Nur einmal ein Streit; der dann aber so heftig, daß sich die Fronten klären. Er nörgelt herum, schreit und schimpft, wirft ihr vor, nicht mehr bei der Sache zu sein. Sie, sichtlich getroffen, wartet einen Moment, dann entscheidet sie, einfach zu gehen. Was seine Wut zum Äußersten treibt. „Du solltest wieder einmal richtig ficken!” Sie bleibt abrupt stehen und verharrt, die Kamera blickt dabei starr auf ihren Rücken; dann geht sie weiter zur Tuer, dreht sich kurz um und lächelt: „Morgen geht's leider nicht. Aber am Mittwoch. Bis Mittwoch?” Sie sieht sein Begehren hinter der Beleidigung, seine Eifersucht hinter der Eiferei. Das macht sie ruhig und freundlich.

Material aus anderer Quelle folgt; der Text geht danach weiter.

# VinAIResearch/DiMSUM

Measured on AMD Instinct MI355X. Metric: denoiser-fwd latents/sec, higher is better.
Workload: dtype f32; 1 GPU; DiM-L/2 denoiser forward, 256px (4x32x32 latents, 256 tokens), 256 latents per GPU, random-init weights (reference init, zero tensors re-drawn N(0, 0.02^2)); global_batch=256, parallelism=dp1 (replicas, independent latents), launch=eager, matmul_policy=f16s (see notes.matmul_policy)

## Files before the change

### dimsum_amd/csrc/xattn_common.hpp

```cpp
#pragma once
#include "common.hpp"

namespace dimsum {

typedef float f4 __attribute__((ext_vector_type(4)));
typedef __bf16 bf16x8 __attribute__((ext_vector_type(8)));
struct alignas(16) u4v { unsigned w[4]; };

__device__ __forceinline__ bf16x8 as_bf16x8(const u4v &v) { return __builtin_bit_cast(bf16x8, v); }

__device__ __forceinline__ float quad_max(float x) {
    auto r = __builtin_amdgcn_permlane16_swap(__float_as_uint(x), __float_as_uint(x), false, false);
    x = fmaxf(__uint_as_float(r[0]), __uint_as_float(r[1]));
    r = __builtin_amdgcn_permlane32_swap(__float_as_uint(x), __float_as_uint(x), false, false);
    return fmaxf(__uint_as_float(r[0]), __uint_as_float(r[1]));
}
__device__ __forceinline__ float quad_sum(float x) {
    auto r = __builtin_amdgcn_permlane16_swap(__float_as_uint(x), __float_as_uint(x), false, false);
    x = __uint_as_float(r[0]) + __uint_as_float(r[1]);
    r = __builtin_amdgcn_permlane32_swap(__float_as_uint(x), __float_as_uint(x), false, false);
    return __uint_as_float(r[0]) + __uint_as_float(r[1]);
}

__device__ __forceinline__ f4 mfma_split(const u4v &ah, const u4v &al, const u4v &bh, const u4v &bl, f4 acc) {
    acc = __builtin_amdgcn_mfma_f32_16x16x32_bf16(as_bf16x8(al), as_bf16x8(bh), acc, 0, 0, 0);
    acc = __builtin_amdgcn_mfma_f32_16x16x32_bf16(as_bf16x8(ah), as_bf16x8(bl), acc, 0, 0, 0);
    acc = __builtin_amdgcn_mfma_f32_16x16x32_bf16(as_bf16x8(ah), as_bf16x8(bh), acc, 0, 0, 0);
    return acc;
}

__device__ __forceinline__ int cslot(int kappa) { return 8 * ((kappa & 15) >> 2) + (kappa & 3) + 4 * (kappa >> 4); }

__device__ __forceinline__ void split_c2(const f4 &t0, const f4 &t1, u4v &hi, u4v &lo) {
    split2(t0[0], t0[1], hi.w[0], lo.w[0]);
    split2(t0[2], t0[3], hi.w[1], lo.w[1]);
    split2(t1[0], t1[1], hi.w[2], lo.w[2]);
    split2(t1[2], t1[3], hi.w[3], lo.w[3]);
}

typedef _Float16 f16x8 __attribute__((ext_vector_type(8)));
__device__ __forceinline__ f16x8 as_f16x8(const u4v &v) { return __builtin_bit_cast(f16x8, v); }
__device__ __forceinline__ unsigned pack_h2(float a, float b) {
    const __half2 h = __floats2half2_rn(a, b);
    return __builtin_bit_cast(unsigned, h);
}
template <bool F16> struct Frag { u4v h, l; };
template <> struct Frag<true> { u4v h; };
template <bool F16> __device__ __forceinline__ void frag_put2(Frag<F16> &f, int i, float x0, float x1) {
    if constexpr (F16) f.h.w[i] = pack_h2(x0, x1);
    else split2(x0, x1, f.h.w[i], f.l.w[i]);
}
template <bool F16> __device__ __forceinline__ Frag<F16> frag_ld(const unsigned short *hi, const unsigned short *lo, int idx) {
    Frag<F16> f;
    f.h = *reinterpret_cast<const u4v *>(&hi[idx]);
    if constexpr (!F16) f.l = *reinterpret_cast<const u4v *>(&lo[idx]);
    return f;
}
template <bool F16> __device__ __forceinline__ f4 frag_mfma(const Frag<F16> &a, const Frag<F16> &b, f4 acc) {
    if constexpr (F16) return __builtin_amdgcn_mfma_f32_16x16x32_f16(as_f16x8(a.h), as_f16x8(b.h), acc, 0, 0, 0);
    else return mfma_split(a.h, a.l, b.h, b.l, acc);
}
template <bool F16> __device__ __forceinline__ Frag<F16> frag_c2(const f4 &t0, const f4 &t1) {
    Frag<F16> f;
    frag_put2<F16>(f, 0, t0[0], t0[1]); frag_put2<F16>(f, 1, t0[2], t0[3]);
    frag_put2<F16>(f, 2, t1[0], t1[1]); frag_put2<F16>(f, 3, t1[2], t1[3]);
    return f;
}
template <bool F16> __device__ __forceinline__ void img_st4(unsigned short *hi, unsigned short *lo, int idx, const float4 &v) {
    if constexpr (F16) *reinterpret_cast<uint2 *>(&hi[idx]) = make_uint2(pack_h2(v.x, v.y), pack_h2(v.z, v.w));
    else {
        unsigned h0, l0, h1, l1;
        split2(v.x, v.y, h0, l0); split2(v.z, v.w, h1, l1);
        *reinterpret_cast<uint2 *>(&hi[idx]) = make_uint2(h0, h1); *reinterpret_cast<uint2 *>(&lo[idx]) = make_uint2(l0, l1);
    }
}
template <bool F16> __device__ __forceinline__ void img_st2(unsigned short *hi, unsigned short *lo, int idx, float x0, float x1) {
    if constexpr (F16) *reinterpret_cast<unsigned *>(&hi[idx]) = pack_h2(x0, x1);
    else {
        unsigned h0, l0;
        split2(x0, x1, h0, l0);
        *reinterpret_cast<unsigned *>(&hi[idx]) = h0; *reinterpret_cast<unsigned *>(&lo[idx]) = l0;
    }
}
template <bool F16> __device__ __forceinline__ void img_zero(unsigned short *hi, unsigned short *lo, int idx) {
    hi[idx] = 0;
    if constexpr (!F16) lo[idx] = 0;
}
__device__ __forceinline__ float row_pow2_scale(float amax) {
    const unsigned e = min((__float_as_uint(amax) >> 23) & 0xffu, 248u);
    return __uint_as_float((249u - e) << 23);
}
constexpr int kPShift = 8;

__device__ __forceinline__ int xcd_group_blocks(int idx, int nblocks, int per_group) {
    if (((nblocks / per_group) & 7) != 0 || nblocks % per_group != 0) return idx;
    const int x = idx & 7, j = idx >> 3;
    return ((j / per_group) * 8 + x) * per_group + (j % per_group);
}

}
```

### dimsum_amd/csrc/xattn_fusion_f16.hip

```cpp
#include <type_traits>

#include "xattn_common.hpp"

namespace dimsum {

constexpr int kKT16 = 64;
constexpr int kQW16 = 16;
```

Die entsprechende Szene, in Umkehrung, kurz danach. Sie, völlig niedergeschlagen, sucht Ruhe und Verstaendnis bei ihm. Sie reden und trinken, schließlich bleibt sie über Nacht. Er ist berauscht von ihr, verliebt und fasziniert. Während sie schläft, schleicht er zu ihr, schaut sie voller Entzücken an. Als sie plötzlich erwacht, will er sich schnell davonstehlen. Doch sie lächelt ihn nur an, ergreift seine Hand und schläft weiter. Nach dieser Szene ist alles klar, ohne daß ein einziges Wort darüber verloren würde: Die Würfel sind gefallen.

Je älter Claude Sautet wird, desto ruhiger und schlichter werden seine Filme. Keine großen Tragödien mehr, wie noch in „Einige Tage mit mir” und „Ein Herz im Winter”; auch keine melancholischen Burlesken wie in den sechziger und siebziger Jahren um Romy, Yves und Michel. Nur noch Visionen um ein Bild, über das andere Bilder entstehen.

Sautets neue Ausdrucksweise, sie ist, wie beim alten Velasquez (nach Elie Faure), ein Spiel mit Zwischentönen: „Alle Dinge, die er filmt, umgibt er mit Luft und Dämmerung; überraschend die Schatten und die Transparenz der Hintergründe; die farbigen Reflexe, die er zum unsichtbaren Mittelpunkt seiner Kompositionen macht. Er erfaßt in der Welt nur noch die geheimnisvollen Veränderungen; Veränderungen, die Formen und Töne einander durchdringen lassen — in einem unaufhörlichen Fließen, bei dem kein Stoß, kein Ruck die Bewegung stört oder unterbricht. Der Raum allein regiert…”.

Vom ersten Film an war Sautet ein Melancholiker. Sein Blick auf die Welt ist heiter, dabei aber wehmütig und schwarz: Gelegentlich (wie etwa in „Kollege kommt gleich”) wollte er das durch Humor kaschieren. Aber dann hielten seine Bilder nicht mehr, was seine Zuschauer sich von ihnen erhofften. Nun, mit seinem neuen Film, erweist sich Sautet zudem als Mystiker. Er versenkt sich in alles, was seine Protagonisten umgibt: Straßen, Häuser und Cafès, Möbel, Bücher und Gemälde. In allem findet er einen Widerhall seiner „Geschichte”. Auf eine gewisse Weise filmt er, als suche er stets das letzte, endgültige Bild zu entwerfen. Er beschwört das Paradies — und findet darüber die Alltagsdinge des Lebens.